# Oil Dri for shrimp tank



## gotcheaprice (Sep 4, 2007)

Hey, I'm looking to start up a new RCS breeding tank is a 20H. I'm gonna plant it with water sprites and marselia minuta(sp) and no filteration and natural sunlight. I was also wondering about using oil dri as a substrate. I bought a bag today from walmart for $3.99 or so and I came home and did a bit more research and heard that it drops the ph levels. Is that alright for the RCS? And is there any other problems with oil dri? thanks.

(also, is getting a filter that important?
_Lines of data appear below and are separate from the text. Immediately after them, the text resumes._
# pixeli99/SVD_Xtend

Hardware: AMD Instinct MI355X
Metric: train-step samples/sec (14-frame 512x320 fp16 SVD UNet) (higher is better)
Workload: dtype fp16; 1 GPU; SVD UNet train step, 14 frames 512x320, batch 1/GPU, 1524623082 params (397620480 trainable: temporal_transformer_block*), fwd + EDM loss + bwd + grad all-reduce + AdamW; global_batch=1, grad_accum=1, parallelism=dp1, grad_allreduce=none, ranks_seen=1, allreduce_bytes=1590482176, exec=hipgraph, gemm_tuning_sweeps=0, gemm_variant=4

## Files before the change

include/svdx.h:

```cpp
#ifndef SVDX_H
#define SVDX_H
#include <stddef.h>
#include <stdint.h>

#ifdef __cplusplus
extern "C" {
#endif

#define SVDX_F16 0
#define SVDX_BF16 1

#define SVDX_OUT_ACT 0
#define SVDX_OUT_F32 1
#define SVDX_OUT_F32_ATOMIC 2
#define SVDX_OUT_F32_ADD 4
#define SVDX_OUT_F32_SLAB 3

#define SVDX_EPI_NONE 0
#define SVDX_EPI_GEGLU_FWD 1
#define SVDX_EPI_GEGLU_BWD 2

#define SVDX_GATHER_PLAIN 0
#define SVDX_GATHER_CONV3X3 1
#define SVDX_GATHER_CONV3X3_DGRAD2 2
#define SVDX_GATHER_TEMPORAL3 3
#define SVDX_GATHER_CONV3X3_PAD0 4

typedef struct svdx_gather {
    int mode;
    int n_img;
    int hi, wi;
    int ho, wo;
    int cin;
    int stride;
    int ups;
    int t, hw;
    int lda;
} svdx_gather;

#define SVDX_VERSION 614
int         svdx_version(void);
int         svdx_last_error(char* buf, size_t n);
int         svdx_device_ok(void);

int svdx_gemm(const void* A, const void* B, void* C, int M, int N, int K, int lda, int ldb, int ldc,
              const float* bias, const float* rowvec, int rv_ld, int rv_rows_per_group, int rv_mod,
              const void* res, int ldres, const svdx_gather* gather, const void* zero_page,
              int out_mode, float alpha, int split_k, int variant, int epilogue, const void* aux_in, void* aux_out, int aux_dim,
              int dtype, void* stream);
int svdx_gemm_tile(int variant, int M, int N, int split_k, int epilogue, int aux_dim, int* geom);

int svdx_gemm_gn(const void* A, const void* B, void* C, int M, int N, int K, int lda, int ldb, int ldc,
                 const float* bias, const float* rowvec, int rv_ld, int rv_rows_per_group, int rv_mod,
                 const void* res, int ldres, const svdx_gather* gather, const void* zero_page,
                 float alpha, int variant, float* gn_stats, int gn_rows, int gn_cg, int dtype, void* stream);

int svdx_gemm_dual(const void* A, const void* B, void* C, int M, int N, int K, int lda, int ldb, int ldc,
                   const float* bias, const float* rowvec, int rv_ld, int rv_rows_per_group, int rv_mod,
                   const void* res, int ldres, const svdx_gather* gather, const void* zero_page,
                   int out_mode, float alpha, int variant, const void* A2, const void* B2, int K2, int lda2, int ldb2,
                   int a2_seg_n, int dtype, void* stream);

#define SVDX_TN_FLAT 64
int svdx_gemm_tn(const void* A, const void* B, float* C, int R, int N, int K, int lda, int ldb, int ldc,
                 float* a_colsum, const void* zero_page, int out_mode, int split_k, int stages, float* found_inf, int dtype, void* stream);

int svdx_gemm_tn_gather(const void* A, const void* X, float* C, int R, int N, int lda, int ldc, const svdx_gather* gather,
                        float* a_colsum, int out_mode, int split_k, int stages, float* found_inf, int dtype, void* stream);

int svdx_conv_wgrad_finalize(const float* acc, int nsplit, int64_t slab_stride, int ld_acc, float* w_grad, int cout, int cin, int cin_p,
                             int taps, float alpha, int store, const float* colsum_slabs, int colsum_ld, float* b_grad, float* found_inf,
                             void* stream);

// ... 85 lines not shown
                     const float* lse, const float* D, void* dq, int nb, int heads, int S,
                     int ld, int ld_o, int ld_d, float scale, int dtype, void* stream);

int svdx_tattn_fwd(const void* q, const void* k, const void* v, void* o, int B, int T, int HW, int heads,
                   int ld, int ld_o, float scale, int dtype, void* stream);
int svdx_tattn_bwd(const void* q, const void* k, const void* v, const void* d_o, void* dq, void* dk, void* dv,
                   int B, int T, int HW, int heads, int ld, int ld_o, int ld_d, float scale, int dtype, void* stream);

int svdx_geglu_fwd(const void* pre, void* out, int M, int F, int dtype, void* stream);
int svdx_geglu_bwd(const void* dout, const void* pre, void* dpre, int M, int F, int dtype, void* stream);
int svdx_add(const void* a, const void* b, void* out, int64_t n, int dtype, void* stream);
int svdx_blend(const void* a, const void* b, const float* mix_factor, void* out, int64_t n, int dtype, void* stream);
int svdx_blend_bwd(const void* dy, const float* mix_factor, void* da, void* db, int64_t n, int dtype, void* stream);
int svdx_add_rowvec(const void* x, const float* vec, void* out, int rows, int C, int rv_ld,
                    int rows_per_group, int mod, int dtype, void* stream);
#define SVDX_COLSUM_SLAB 512
int svdx_colsum(const void* x, float* out, int rows, int C, int ldx, int n_groups, int rows_per_group, int mod,
                int accumulate, float* scratch, int dtype, void* stream);
int svdx_transpose(const void* in, int ld_in, void* out, int ld_out, int rows, int cols, int dtype, void* stream);
int svdx_concat2(const void* a, int Ca, const void* b, int Cb, void* out, int rows, int dtype, void* stream);
int svdx_split2(const void* in, void* a, int Ca, void* b, int Cb, int rows, int dtype, void* stream);
int svdx_sum2x2(const void* in, void* out, int n_img, int h, int w, int C, int dtype, void* stream);
int svdx_cast_from_f32(const float* in, void* out, int64_t n, int dtype, void* stream);
int svdx_cast_transpose_from_f32(const float* in, void* out, int R, int Ccols, int dtype, void* stream);
int svdx_nchw_to_rows(const float* in, void* out, int n_img, int C, int H, int W, int ld, float mul, int dtype, void* stream);
int svdx_rows_to_nchw(const void* in, float* out, int n_img, int C, int H, int W, int ld, int dtype, void* stream);
int svdx_zero(void* p, size_t bytes, void* stream);
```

I'm somewhat short on cash...)
oh, also, this is a tank for breeding the rcs and growing maeselia, not really for looks. i don't think the rcs fry will go good in a endler or goldfish tank.
god, attempted cleaning it just now, but took forever so i gave up and it still looks super dirty. i think i'll just stick it in the tank and buy a filter already, lol.


----------



## goalcreas (Nov 20, 2006)

you should use a sponge filter on that tank.
you can get a small one for about $2.50 on any online store.
You just need to run a small airpump on it and you should be able to get one for under $7
http://www.drsfostersmith.com/product/prod_display.cfm?c=3578+3579+3954&pcatid=3954
http://www.drsfostersmith.com/product/prod_display.cfm?c=3578+3669+12738&pcatid=12738

Or you could use an AZOO palm filter, a HOB (red sea makes one also, depends which online store you are shopping at) for under $10 I think, but you should put a sponge or net over the intake to keep baby and smaller shrimp out of the filter.
http://www.thatpetplace.com/pet/group/10463/product.web
http://www.drsfostersmith.com/product/prod_display.cfm?c=3578+3579+9821&pcatid=9821

I think if you rinse the oil dry real good and for a long time that it will work fine.

You should get some screen or an actual screen like off your house window and put it on a brick border and put the oil dri on it and rinse it with a hose for 15 to 20 minutes, really rinse it good and that will work.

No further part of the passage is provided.